Внезапно матрос, прижав лоб к прутьям решетки, крикнул:

– Но-но! Но! (Так возницы кричат лошадям.)

Из темной пустоты здания, из зияющей черной пасти, ему ответило эхо чужим, искаженным голосом, как в разветвленных подземных ходах. Или то был отзвук в его груди, в уголке, давно уже пустовавшем?

– Люди-то. они пустые, – сказал ему кузнец. – Как птичьи гнезда по осени. В них что хочешь можно вложить.

И тут же на него напала ночь. То есть она уже была здесь, может быть, спокон веку. Только что она пряталась в кустах, и в купах деревьев, и в канавах между полей и лишь оттуда начала медленно, медленно и коварно затоплять всю округу, словно замышляя что-то недоброе. Но матрос, рассеянный (и сейчас всецело углубленный в себя), попросту не обратил на это внимания и заметил вторжение ночи, лишь ударившись коленом о какую-то штуковину, валявшуюся на дороге. Он нагнулся и пощупал: что б это такое могло быть? Оказалось – поломанный плуг, уже весь покрытый ржавчиной, который кто-то (по злобе или из небрежения) бросил посреди дороги. Непристойно ругаясь, он перелез через него. Ему чудилось, что кто-то держит руку перед его глазами, маленькую руку, влажную и холодную, словно бы высунувшуюся из могилы, обугленно-черную липкую плоть, возможно отрытую на поле боя. Ощупью пошел он дальше, готовый встретиться с новыми препятствиями – вогнать себе в живот какую-нибудь торчащую палку или свалиться в оросительную канаву. Он ничего уже не различал впотьмах, видел только, что черные, угрожающе уплотнившиеся массы, сливаясь, становились еще бесформеннее, до неузнаваемости меняя окружающий пейзаж. Прекрасно! Просто очаровательно! Глаза, доставляющие человеку немало огорчений, сейчас и вправду можно было вырвать (согласно библейскому рецепту) и бросить в навозную кучу. Только осязание и обоняние помогали ему продвигаться вперед. Точно крот, роющийся под землей, прорывался матрос сквозь эту осеннюю ночь, обволакивавшую его, как жирная пахотная земля.

В воздухе пахло водой и размокшей глиной, пахло увядшей травой и гниющими растениями. Комья мокрой земли налипали на его сапоги, делая их еще тяжелее. И вдруг он вступил в трясину, в ил, с хлюпаньем уходивший из-под подошв. Стоило ему вытащить ногу, как дыра в иле смачно рыгала, словно пива опилась.

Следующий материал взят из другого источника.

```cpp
struct ChunkWin {
    int end, job, chunk;
};
__global__ void __launch_bounds__(256) sdtw_finalize_kernel(const FinalizeArgs a) {
    const int i = blockIdx.x * blockDim.x + threadIdx.x;
    if (i >= a.n_reads) return;
    const int sl = a.slot_of_read[i];
    const int64_t qlen = a.q_off[i + 1] - a.q_off[i];
    const bool strips = a.max_query > 0 && qlen > a.max_query;
    if (strips && a.mode != 1) return;
    if (a.mode == 3) {
        if (sl < 0) a.out[i] = no_row();
        return;
    }
    if (a.mode == 2) {
        if (sl < 0) return;
        ResultRow r = a.out[i];
        if (r.rid < 0) return;
        const int st = a.t_st[i];
        const int end = a.t_st[a.n_reads + i];
        place_row(r, st, end, a.ref);
        a.out[i] = r;
        const int b = a.span_hist ? span_bucket(st, end, qlen) : -1;
        if (b >= 0) atomicAdd(a.span_hist + b, 1u);
        return;
    }
    const bool on = sl >= 0 && !a.bad[i];
    Top2Merge<ChunkWin> m({-1, -1, 0});
    for (int ch = 0; on && ch < a.n_chunks; ++ch) {
        const int64_t o = (static_cast<int64_t>(sl >> 2) * a.n_chunks + ch) * 4 + (sl & 3);
        m.offer(a.p_best[o], a.p_second[o], {a.p_end[o], a.p_job[o], ch});
    }
    const ResultRow r = on ? primary_row(m.best, m.second, m.pay.job, a.ref) : no_row();
// ... 12 lines not shown
```

### sigfish_amd/csrc/sfa_align.hip

```cpp
#define SFA_DEFINE_FINALIZE_KERNEL
#include "sfa_ctx.hpp"
#include "sdtw_instances.hpp"
#include "sdtw_strips.hpp"

using sfa::DpArgs;
using sfa::FinalizeArgs;
using sfa::Route;
using sfa::SecArgs;
using sfa::ResultRow;
using sfa::align_device;
using sfa::for_each_shard;
using sfa::for_each_shard_range;
using sfa::resolve_profile;

namespace {

template <int Cap, typename F>
void by_rows(int maxr, F f) {
    if constexpr (Cap >= 32) {
        if (maxr >= 32) return f(std::integral_constant<int, 32>());
    }
    if (maxr >= 16) return f(std::integral_constant<int, 16>());
    if (maxr >= 8) return f(std::integral_constant<int, 8>());
    f(std::integral_constant<int, 4>());
// ... 227 lines not shown
        sum.n_tasks += c->prof.n_tasks;
        sum.n_chunks = std::max(sum.n_chunks, c->prof.n_chunks);
        sum.non_finite_reads += c->prof.non_finite_reads;
        sum.lck_fallbacks += c->prof.lck_fallbacks;
        sum.lck_from_scratch += c->prof.lck_from_scratch;
    }
    c->prof = sum;
    return SFA_OK;
}


bool fused(Route r) { return r == Route::LdsFused || r == Route::Fused32; }
bool lds(Route r) { return r == Route::Lds || r == Route::LdsFused; }

sfa::PlanParams plan_params(const sfa_ctx *c) {
    sfa::PlanParams pp;
    pp.n_sims = static_cast<int64_t>(c->cu_count) * 4;
    pp.waves_per_simd = c->opt_waves_per_simd;
    pp.ckpt_interval = c->opt_ckpt_interval;
    pp.ckpt_budget_bytes = c->opt_ckpt_budget;
    pp.trace_margin = c->opt_trace_margin;
    pp.lane_widening = c->opt_lane_widening;
    pp.widen_below = c->opt_widen_below;
    pp.column_segments = c->opt_column_segments;
    pp.segment_warm_windows = c->opt_segment_warm;
    pp.std_dtw = (c->flag & SFA_DTW) != 0;
    pp.span_sixteenths = c->wave.span_sixteenths;
    pp.allow_segments = !pp.std_dtw && !c->seg.no_segments_once && c->opt_secondary == 0;
    pp.lds_ckpt = c->opt_secondary > 0 ? 0 : static_cast<int>(c->opt_lds_ckpt);
    return pp;
}

struct Staging {
    size_t order, qq, slot, chunk, ckoff, bytes;
    Staging(int32_t n, const sfa::BatchPlan &p, int32_t n_jobs) {
        order = sizeof(int64_t) * (n + 1);
        qq = order + sizeof(int32_t) * 4 * std::max(p.n_quads, 1);
        slot = qq + sizeof(int32_t) * std::max(p.n_quads, 1);
        chunk = slot + sizeof(int32_t) * n;
        ckoff = chunk + sizeof(int32_t) * (p.n_chunks + 1);
        bytes = ckoff + sizeof(int32_t) * (n_jobs + 1);
    }
};

int stage_and_reserve(sfa_ctx *c, const int64_t *q_off, int32_t n, Route route, const Staging &sg) {
    const sfa::BatchPlan &plan = c->wave.plan;
    const int32_t n_quads = plan.n_quads, n_chunks = plan.n_chunks, n_jobs = c->model.n_jobs;
    const size_t n_part = static_cast<size_t>(std::max(n_quads, 1)) * n_chunks * 4, nr = static_cast<size_t>(n);
    int rc;
    if ((rc = c->wave.reserve(sg.bytes, n_part, nr, plan.ck_floats)) || (rc = c->status.reserve(nr))) return rc;
    if (c->opt_secondary > 0 && (rc = c->sec.reserve(n_part, nr))) return rc;
    if (fused(route) && (rc = c->fused.reserve(static_cast<size_t>(std::max(n_quads, 1))))) return rc;
    if (lds(route) && (rc = c->lds.reserve(n_part, nr))) return rc;
    if (route == Route::Segments && (rc = c->seg.reserve(plan, n_jobs))) return rc;
    char *hs = c->wave.h_stage.as<char>();
    memcpy(hs, q_off, sizeof(int64_t) * (n + 1));
    memcpy(hs + sg.order, plan.order.data(), sizeof(int32_t) * plan.order.size());
    memcpy(hs + sg.qq, plan.quad_qlen.data(), sizeof(int32_t) * plan.quad_qlen.size());
    memcpy(hs + sg.slot, plan.slot_of_read.data(), sizeof(int32_t) * n);
    memcpy(hs + sg.chunk, plan.chunk_begin.data(), sizeof(int32_t) * (n_chunks + 1));
    memcpy(hs + sg.ckoff, plan.job_ck_off.data(), sizeof(int32_t) * (n_jobs + 1));
#ifdef SFA_TASK_TIMES
    if ((rc = c->times.d_times.reserve(24 * static_cast<size_t>(std::max(n_quads * n_chunks, 1))))) return rc;
    c->times.n_times = n_quads * n_chunks;
#endif
    return SFA_OK;
}

struct BatchArgs {
    DpArgs da{};
    FinalizeArgs fz{};
    SecArgs sa{};
};

BatchArgs batch_args(sfa_ctx *c, const float *d_queries, int32_t n, ResultRow *d_out, ResultRow *d_sec, Route route, const Staging &sg,
                     bool has_long) {
    const sfa::BatchPlan &plan = c->wave.plan;
    const int32_t n_quads = plan.n_quads, n_chunks = plan.n_chunks, n_jobs = c->model.n_jobs;
    const char *ds = c->wave.d_stage.as<char>();
    BatchArgs a;
    DpArgs &da = a.da;
    da.queries = d_queries;
    da.q_off = reinterpret_cast<const int64_t *>(ds);
    da.order = reinterpret_cast<const int32_t *>(ds + sg.order);
    da.quad_qlen = reinterpret_cast<const int32_t *>(ds + sg.qq);
    da.ref = c->model.d_ref.as<float>();
    da.job_off = c->model.d_job_off.as<int64_t>();
    da.job_len = c->model.d_job_len.as<int32_t>();
    da.chunk_begin = reinterpret_cast<const int32_t *>(ds + sg.chunk);
    da.job_ck_off = reinterpret_cast<const int32_t *>(ds + sg.ckoff);
    da.ck = c->wave.d_ck.as<float>();
    da.p_best = c->wave.d_pbest.as<float>();
    da.p_end = c->wave.d_pend.as<int32_t>();
    da.p_job = c->wave.d_pjob.as<int32_t>();
    da.p_second = c->wave.d_psecond.as<float>();
    da.w_job = c->wave.d_wjob.as<int32_t>();
    da.w_end = c->wave.d_wend.as<int32_t>();
// ... 21 lines not shown
    da.seg_fail = c->seg.d_segfail.as<int32_t>();
    da.best_rec = c->lds.d_bestrec.as<float>();
    da.best_e = c->lds.d_beste.as<int32_t>();
    da.g_best = c->lds.d_gbest.as<unsigned>();
    da.w_chunk = c->wave.d_wchunk.as<int32_t>();
    da.best_planes = sfa::kLdsCkPlanes;
    da.ticket = c->fused.d_ticket.as<unsigned>();
    da.quad_done = c->fused.d_quaddone.as<int32_t>();
    da.n_quads_total = n_quads;
    const sfa::RefTables ref = c->model.tables();
    da.job_contig = ref.job_contig;
    da.job_strand = ref.job_strand;
    da.ref_len = ref.ref_len;
    da.ref_st_offset = ref.ref_st_offset;
    da.bad = c->status.d_bad.as<uint8_t>();
    da.out = d_out;
    da.span_hist = route == Route::Fused32 ? c->status.dev()->span_hist : nullptr;
    da.prio_unit = static_cast<int32_t>(c->opt_prio_unit);
    da.started = c->wave.d_started.as<unsigned>();
    da.err = c->status.dev()->err;
    da.lck_stats = &c->status.dev()->lck_fallbacks;
    {
        int64_t longest = 0;
        for (int32_t ch = 0; ch < n_chunks; ++ch) {
            int64_t cols = 0;
            for (int32_t j = plan.chunk_begin[ch]; j < plan.chunk_begin[ch + 1] && j < n_jobs; ++j) cols += c->model.h_job_len[j];
            longest = std::max(longest, cols);
        }
        da.spin_limit = std::max<int64_t>(c->opt_spin_limit_ms, longest / 1000) * 100000;
        c->wave.quad_limit_ms = da.spin_limit / 100000;
    }
    da.debug_drop_quad = static_cast<int32_t>(c->opt_debug_drop_quad);
    da.p_top5 = route == Route::Secondary ? c->sec.d_p5.as<int32_t>() : nullptr;
    da.self = fused(route) ? c->fused.d_args.as<DpArgs>() : nullptr;
#ifdef SFA_TASK_TIMES
    da.task_times = c->times.d_times.as<unsigned long long>();
#endif

    FinalizeArgs &fz = a.fz;
    fz.slot_of_read = reinterpret_cast<const int32_t *>(ds + sg.slot);
    fz.p_best = da.p_best;
    fz.p_end = da.p_end;
    fz.p_job = da.p_job;
    fz.p_second = da.p_second;
    fz.ref = ref;
    fz.w_job = da.w_job;
    fz.w_end = da.w_end;
    fz.w_score = da.w_score;
    fz.w_chunk = da.w_chunk;
    fz.t_st = c->wave.d_tst.as<int32_t>();
    fz.out = d_out;
    fz.bad = da.bad;
    fz.q_off = da.q_off;
    fz.max_query = has_long ? sfa::kMaxQuery : 0;
    fz.n_reads = n;
    fz.n_chunks = n_chunks;
    fz.span_hist = c->status.dev()->span_hist;

    if (c->opt_secondary > 0) {
        SecArgs &sa = a.sa;
        sa.slot_of_read = fz.slot_of_read;
        sa.p_top5 = c->sec.d_p5.as<int32_t>();
        sa.bad = fz.bad;
        sa.q_off = fz.q_off;
        sa.max_query = fz.max_query;
        sa.n_reads = n;
        sa.n_chunks = n_chunks;
        sa.s_job = c->sec.d_swin.as<int32_t>();
        sa.s_end = sa.s_job + 5 * static_cast<size_t>(n);
        sa.s_score = reinterpret_cast<float *>(sa.s_end + 5 * static_cast<size_t>(n));
        sa.t_st = c->sec.d_sts.as<int32_t>();
        sa.ref = ref;
        sa.sec = d_sec;
        sa.n_sec = static_cast<int32_t>(c->opt_secondary);
    }
    return a;
}

int launch_finalize(FinalizeArgs fz, int mode, hipStream_t st) {
    fz.mode = mode;
    hipLaunchKernelGGL(sfa::sdtw_finalize_kernel, dim3((fz.n_reads + 255) / 256), dim3(256), 0, st, fz);
    KERNEL_TRY();
    return SFA_OK;
}

int enqueue_pass1(sfa_ctx *c, Route route, const BatchArgs &a, hipStream_t st) {
    if (route == Route::NoQuads) return SFA_OK;
    const DpArgs &da = a.da;
    const int32_t n_quads = da.n_quads_total;
    if (lds(route))
        HIP_TRY(hipMemsetD32Async(reinterpret_cast<hipDeviceptr_t>(c->lds.d_gbest.p), 0x7f800000, static_cast<size_t>(da.n_reads_total), st));
    if (fused(route)) {
        HIP_TRY(hipMemsetAsync(c->fused.d_ticket.p, 0, 4, st));
        HIP_TRY(hipMemsetAsync(c->fused.d_quaddone.p, 0, 4 * static_cast<size_t>(n_quads), st));
        if (int rc = launch_finalize(a.fz, 3, st)) return rc;
        HIP_TRY(hipMemcpyAsync(c->fused.d_args.p, &da, sizeof(DpArgs), hipMemcpyHostToDevice, st));
    }
    const int maxr = c->wave.plan.max_R;
    const dim3 block(256), grid((da.n_tasks + 3) / 4), fgrid(static_cast<unsigned>((da.n_tasks + 3) / 4 + (n_quads + 3) / 4));
    by_std((c->flag & SFA_DTW) != 0, [&](auto S) {
        if (route == Route::Segments)
            by_rows<32>(maxr, [&](auto R) { hipLaunchKernelGGL((sfa::sdtw_fill_kernel<R, false, true>), grid, block, 0, st, da); });
        else if (route == Route::Lds)
            by_rows<16>(maxr, [&](auto R) { hipLaunchKernelGGL((sfa::sdtw_fill_kernel<R, S, false, true>), grid, block, 0, st, da); });
        else if (route == Route::LdsFused)
            by_rows<16>(maxr, [&](auto R) { hipLaunchKernelGGL((sfa::sdtw_fill_kernel<R, S, false, true, true>), fgrid, block, 0, st, da); });
        else if (route == Route::Fused32)
            hipLaunchKernelGGL((sfa::sdtw_fill_kernel<32, false, false, false, true>), fgrid, block, 0, st, da);
        else if (route == Route::Secondary)
            by_rows<32>(maxr, [&](auto R) { hipLaunchKernelGGL((sfa::sdtw_sec_fill_kernel<R, S>), grid, block, 0, st, da); });
        else
            by_rows<32>(maxr, [&](auto R) { hipLaunchKernelGGL((sfa::sdtw_fill_kernel<R, S>), grid, block, 0, st, da); });
    });
    KERNEL_TRY();
    if (route == Route::Segments) {
        HIP_TRY(hipMemsetAsync(c->seg.d_segfail.p, 0, 4 * static_cast<size_t>(n_quads), st));
        const int64_t waves = static_cast<int64_t>(n_quads) * da.n_jobs * (da.n_seg - 1);
        hipLaunchKernelGGL(sfa::sdtw_verify_kernel, dim3(static_cast<unsigned>((waves + 3) / 4)), dim3(256), 0, st, da, n_quads);
        KERNEL_TRY();
    }
    return SFA_OK;
}
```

Он вынул зажигалку, сделал попытку посветить себе. Видны стали поникшие стебли, там и сям выглядывавшие из воды, на заросшей ряской поверхности которой неслышно расходились круги.

Он изменил курс, закрыл зажигалку. Слева до него донесся голос и запах воды, отдаленное бульканье – как из глотки, и дыхание с кисловатым привкусом, какое иной раз подымается из колодезного сруба. И в тот же момент в этом хаосе черноты и слякоти он нежданно-негаданно почуял другой запах, казалось, из темноты ему кто-то крикнул: «Хелло! Вот и я». То был запах сельской дороги, запах размягченного навоза и раздробленной щебенки, запах лошадиной мочи и колесной смазки, который царит на проселочных дорогах и хорошо знаком посвященным.

Матрос потащился на этот запах. Вплотную перед собой он вскоре увидел темноту, еще более черную, чем ночь; она набежала внезапно, как большой морской вал. Вскоре он заметил, что подымается вверх, стал хвататься за кусты на склоне, разводил замшелые ветки, с треском продирался сквозь заросли и наконец ощутил дорогу под ногами. Прямая и чуть более светлая, чем все, что ее окружало, она слева и справа вела в невидимое.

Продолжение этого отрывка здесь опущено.